California cities could create safe drug injection site programs – if Newsom signs new bill


California cities may soon be able to establish safe drug consumption sites under a bill that is heading to Governor Gavin Newsom’s office after authorizing the state Senate on Monday.

Senate Bill 57 allows local jurisdictions to vote to establish injection sites as pilot programs. Proponents say the sites offer a realistic way to reduce overdoses and reduce crime, while opponents argue the legislation would lead to increased drug activity.

Twenty-one senators voted in favour, just enough to send it to the governor for final approval. The measure was introduced by Sen. Scott Wiener, D-San Francisco.

“These programs have been running for about 30 years around the world in Europe, Canada and Australia,” Wiener told senators Monday afternoon. “And while there is no silver bullet to the overdose epidemic, it is a proven strategy for reducing overdose deaths.”

The legislation has faced significant backlash, largely from law enforcement who say safe consumption sites do not provide adequate treatment pathways, according to an analysis of the bill.

These objections put an end to similar proposals. Three attempts by Sen. Susan Eggman, D-Stockton, to pass supervised injection sites have failed in recent years. One of the bills was vetoed by the government of the day. Jerry Brown.

Newsom “open” to safe injection driver

newsom said he was “very open” to the law when he ran for governor in 2018, the San Francisco Chronicle reported.

“I’m very open to that,” he said during a campaign stop in San Francisco. “I would like to know more about why the Governor vetoed in terms of fabricating what I believe to be a legal argument – ​​so I would like to research that. I’m not attached to the language of the existing bill, but I’m certainly very, very open to a pilot project.

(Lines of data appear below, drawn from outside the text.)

template <class S, int NPL_O>
__global__ void __launch_bounds__(S::THREADS) __attribute__((amdgpu_waves_per_eu(2, 2)))
qkv_attention_kernel(const QkvAttnArgs a) {
    typedef f16 T;
    constexpr int C = S::C, KS = S::KS, PL = S::PL;
    extern __shared__ __attribute__((aligned(16))) char smem[];
    char* wl = smem;
    f16* tabs = reinterpret_cast<f16*>(smem + S::W_BYTES);
    float* qb = reinterpret_cast<float*>(smem + S::W_BYTES + S::TAB_BYTES);
    const int tid = threadIdx.x, lane = tid & 63, l15 = lane & 15, g = lane >> 4;
    const int wave = __builtin_amdgcn_readfirstlane(tid >> 6);
    const int xcd = blockIdx.x & 7, slot = blockIdx.x >> 3;
    const int head = slot % a.heads, type = xcd + 8 * (slot / a.heads);
    if (type >= a.types) return;
    const int th = type * a.heads + head;
    {
        const unsigned lds_base = (unsigned)(size_t)smem;
#pragma unroll
        for (int which = 0; which < 3; ++which) {
            const f16* src = a.wf + ((long long)(which * a.heads + head) * S::BLK_KIB << 9) + lane * 8;
            for (int p = wave; p < S::BLK_KIB; p += S::NWAVES) glds16(src + (p << 9), lds_base + (unsigned)((which * S::BLK_KIB + p) << 10));
        }
        const f16* src = a.bias_cmp + (long long)th * 3456;
        constexpr int NT = (3456 + S::THREADS - 1) / S::THREADS;
        f16 tv[NT];
#pragma unroll
        for (int j = 0; j < NT; ++j) { const int i = tid + j * S::THREADS; tv[j] = src[i < 3456 ? i : 0]; }
#pragma unroll
        for (int j = 0; j < NT; ++j) {
            const int i = tid + j * S::THREADS;
            const int r = i / 24, e = i - 24 * r;
            if (i < 3456 && e < 23) {
#pragma unroll
                for (int c = 0; c < 4; ++c) tabs[c * BT_COPY + r * BT_ROW + e + c] = tv[j];
            }
        }
        if (tid < 96) qb[tid] = a.bias[(tid >> 5) * C + head * HEAD_DIM + (tid & 31)];
    }
    int koff[9];
#pragma unroll
    for (int f = 0; f < 9; ++f) {
        const int k0 = f < 8 ? 32 * (f >> 1) + 8 * g + 4 * (f & 1) : 128 + 4 * g;
        const int zk = k0 / 72, hk = (k0 / 12) % 6, wk0 = k0 % 12;
        koff[f] = 2 * ((2 * zk * 36 + 6 * hk) * BT_ROW + wk0);
    }
    int srcn[9];
    auto load_src = [&](int wi_) {
        const int w_ = type * a.nW + wi_;
#pragma unroll
        for (int f = 0; f < 9; ++f) srcn[f] = a.widx[w_ * WIN_TOKENS + attn_key(f, l15)];
    };
    load_src(wave < a.nW ? wave : 0);
    asm volatile("s_waitcnt vmcnt(0)" ::: "memory");
    __syncthreads();
    const char* tb = reinterpret_cast<const char*>(tabs);
    const char* wrd = wl + lane * 16;
    const unsigned ring_base = (unsigned)(size_t)smem + (unsigned)(S::W_BYTES + S::TAB_BYTES + 1024 + wave * S::RING_BYTES);
    const char* ring_rd = smem + S::W_BYTES + S::TAB_BYTES + 1024 + wave * S::RING_BYTES + lane * 16;

    for (int wi = wave; wi < a.nW; wi += S::NWAVES) {
        const int win = type * a.nW + wi;
        int src[9];
#pragma unroll
        for (int f = 0; f < 9; ++f) src[f] = srcn[f];
        typedef unsigned u32x9 __attribute__((ext_vector_type(9)));
        u32x9 qx, qy, qz, qw;
        uint4 kf[9];
        uint2 vh[9][2];
        const T* xp[3];
        int xstep[3];
        auto point = [&](int tg_) {
#pragma unroll
            for (int i = 0; i < 3; ++i) {
                const int r = src[3 * tg_ + i];
                xp[i] = r >= 0 ? a.xs + blk_off(r, g * 8, C) : a.zrow;
                xstep[i] = r >= 0 ? 512 : 0;
            }
        };
        auto fetch = [&](int ks) {
#pragma unroll
            for (int i = 0; i < 3; ++i) glds16(xp[i] + ks * xstep[i], ring_base + (unsigned)(((ks & 1) * 3 + i) << 10));
        };
        point(0);
        fetch(0);
        fetch(1);
#pragma unroll
        for (int tg = 0; tg < 3; ++tg) {
            f32x4 qa[3][2], ka[3][2], va[3][2];
#pragma unroll
            for (int i = 0; i < 3; ++i)
#pragma unroll
                for (int n = 0; n < 2; ++n) { qa[i][n] = f32x4{0.f, 0.f, 0.f, 0.f}; ka[i][n] = f32x4{0.f, 0.f, 0.f, 0.f}; va[i][n] = f32x4{0.f, 0.f, 0.f, 0.f}; }
#pragma unroll 1
            for (int ks = 0; ks < KS; ++ks) {
                if (ks + 1 < KS) asm volatile("s_waitcnt vmcnt(3)" ::: "memory");
                else asm volatile("s_waitcnt vmcnt(0)" ::: "memory");
                uint4 xf[3];
#pragma unroll
                for (int i = 0; i < 3; ++i) xf[i] = *reinterpret_cast<const uint4*>(ring_rd + (((ks & 1) * 3 + i) << 10));
                if (ks + 2 < KS) {
                    asm volatile("s_waitcnt lgkmcnt(0)" ::: "memory");
                    fetch(ks + 2);
                }
#pragma unroll
                for (int which = 0; which < 3; ++which)
#pragma unroll
                    for (int n = 0; n < 2; ++n)
#pragma unroll
                        for (int p = PL - 1; p >= 0; --p) {
                            const uint4 w = *reinterpret_cast<const uint4*>(wrd + ((((which * KS + ks) * 2 + n) * PL + p) << 10));
#pragma unroll
                            for (int i = 0; i < 3; ++i) {
                                if (which == 0) qa[i][n] = OpT<T>::mfma(as_v8<T>(w), as_v8<T>(xf[i]), qa[i][n]);
                                else if (which == 1) ka[i][n] = OpT<T>::mfma(as_v8<T>(w), as_v8<T>(xf[i]), ka[i][n]);
                                else va[i][n] = OpT<T>::mfma(as_v8<T>(xf[i]), as_v8<T>(w), va[i][n]);
                            }
                        }
            }
            if (tg < 2) {
                point(tg + 1);
                fetch(0);
                fetch(1);
            }
            float bq[8], bk[8], bv[2];
#pragma unroll
            for (int i = 0; i < 8; ++i) { bq[i] = qb[8 * g + i]; bk[i] = qb[32 + 8 * g + i]; }
#pragma unroll
            for (int df = 0; df < 2; ++df) bv[df] = qb[64 + 8 * (l15 >> 2) + 4 * df + (l15 & 3)];
#pragma unroll
            for (int i = 0; i < 3; ++i) {
                const int f = 3 * tg + i;
                float v[8];
                uint4 o[1];
#pragma unroll
                for (int r = 0; r < 4; ++r) { v[r] = (qa[i][0][r] + bq[r]) * a.scale; v[4 + r] = (qa[i][1][r] + bq[4 + r]) * a.scale; }
                split8<T, 1>(v, o);
                asm volatile("" : "+v"(o[0].x), "+v"(o[0].y), "+v"(o[0].z), "+v"(o[0].w));
                qx[f] = o[0].x; qy[f] = o[0].y; qz[f] = o[0].z; qw[f] = o[0].w;
#pragma unroll
                for (int r = 0; r < 4; ++r) { v[r] = ka[i][0][r] + bk[r]; v[4 + r] = ka[i][1][r] + bk[4 + r]; }
                split8<T, 1>(v, o);
                kf[f] = o[0];
#pragma unroll
                for (int df = 0; df < 2; ++df) {
                    const float u[4] = {va[i][df][0] + bv[df], va[i][df][1] + bv[df], va[i][df][2] + bv[df], va[i][df][3] + bv[df]};
                    uint2 h[1];
                    split4<T, 1>(u, h);
                    vh[f][df] = h[0];
                }
                asm volatile("" : "+v"(kf[f].x), "+v"(kf[f].y), "+v"(kf[f].z), "+v"(kf[f].w), "+v"(vh[f][0].x), "+v"(vh[f][0].y), "+v"(vh[f][1].x), "+v"(vh[f][1].y));
            }
        }
        uint4 vf[2][5];
#pragma unroll
        for (int df = 0; df < 2; ++df) {
#pragma unroll
            for (int kb = 0; kb < 4; ++kb) vf[df][kb] = make_uint4(vh[2 * kb][df].x, vh[2 * kb][df].y, vh[2 * kb + 1][df].x, vh[2 * kb + 1][df].y);
            vf[df][4] = make_uint4(vh[8][df].x, vh[8][df].y, 0, 0);
        }
        if (wi + S::NWAVES < a.nW) load_src(wi + S::NWAVES);
#pragma unroll 1
        for (int qf = 0; qf < 9; ++qf) {
            const uint4 qc = make_uint4(qx[qf], qy[qf], qz[qf], qw[qf]);
            const int qi = attn_key(qf, l15);
            const int zq = qi >= 72 ? 1 : 0, hq = (qi - 72 * zq) / 12, wq = qi - 72 * zq - 12 * hq;
            const int c = (wq + 1) & 3;
            const char* bqp = tb + 2 * (c * BT_COPY + (zq * 36 + hq) * BT_ROW + (11 - wq) + c);
            f32x4 s[9];
#pragma unroll
            for (int f = 0; f < 9; ++f) {
                typedef f16 h4 __attribute__((ext_vector_type(4)));
                const h4 b = __builtin_bit_cast(h4, *reinterpret_cast<const uint2*>(bqp + koff[f]));
                s[f] = OpT<T>::mfma(as_v8<T>(kf[f]), as_v8<T>(qc), f32x4{(float)b[0], (float)b[1], (float)b[2], (float)b[3]});
            }
            f32x4 o[2], osum;
            attn_softmax_pv(s, vf, o, osum);
            const float inv = __builtin_amdgcn_rcpf(osum[0]);
            T* orow = a.out + blk_off((long long)win * WIN_TOKENS + qi, head * HEAD_DIM, C) + g * 8;
            const float y[8] = {o[0][0] * inv, o[0][1] * inv, o[0][2] * inv, o[0][3] * inv, o[1][0] * inv, o[1][1] * inv, o[1][2] * inv, o[1][3] * inv};
            store8_planes<T, NPL_O>(orow, a.out_plane, y);
        }
    }
}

Wiener announced several amendments to the bill since it was last introduced in the Senate. Participating jurisdictions will be required to participate in their pilot program studies, which will examine the impacts of their sites. The bill was also amended to include the city of Los Angeles as an initial pilot site.

New York and Rhode Island already have legislation like SB 57 in place. Several safe injection sites in New York opened last year. the Associated Press reported that the sites hosted 9,500 visits in their first three months, helping to stop more than 150 overdoses.

The US Department of Justice could also legalize safe injection sites at the federal level. While the DOJ under the Trump administration has vehemently opposed the idea, Attorney General Merrick Garland’s Department expressed his openness.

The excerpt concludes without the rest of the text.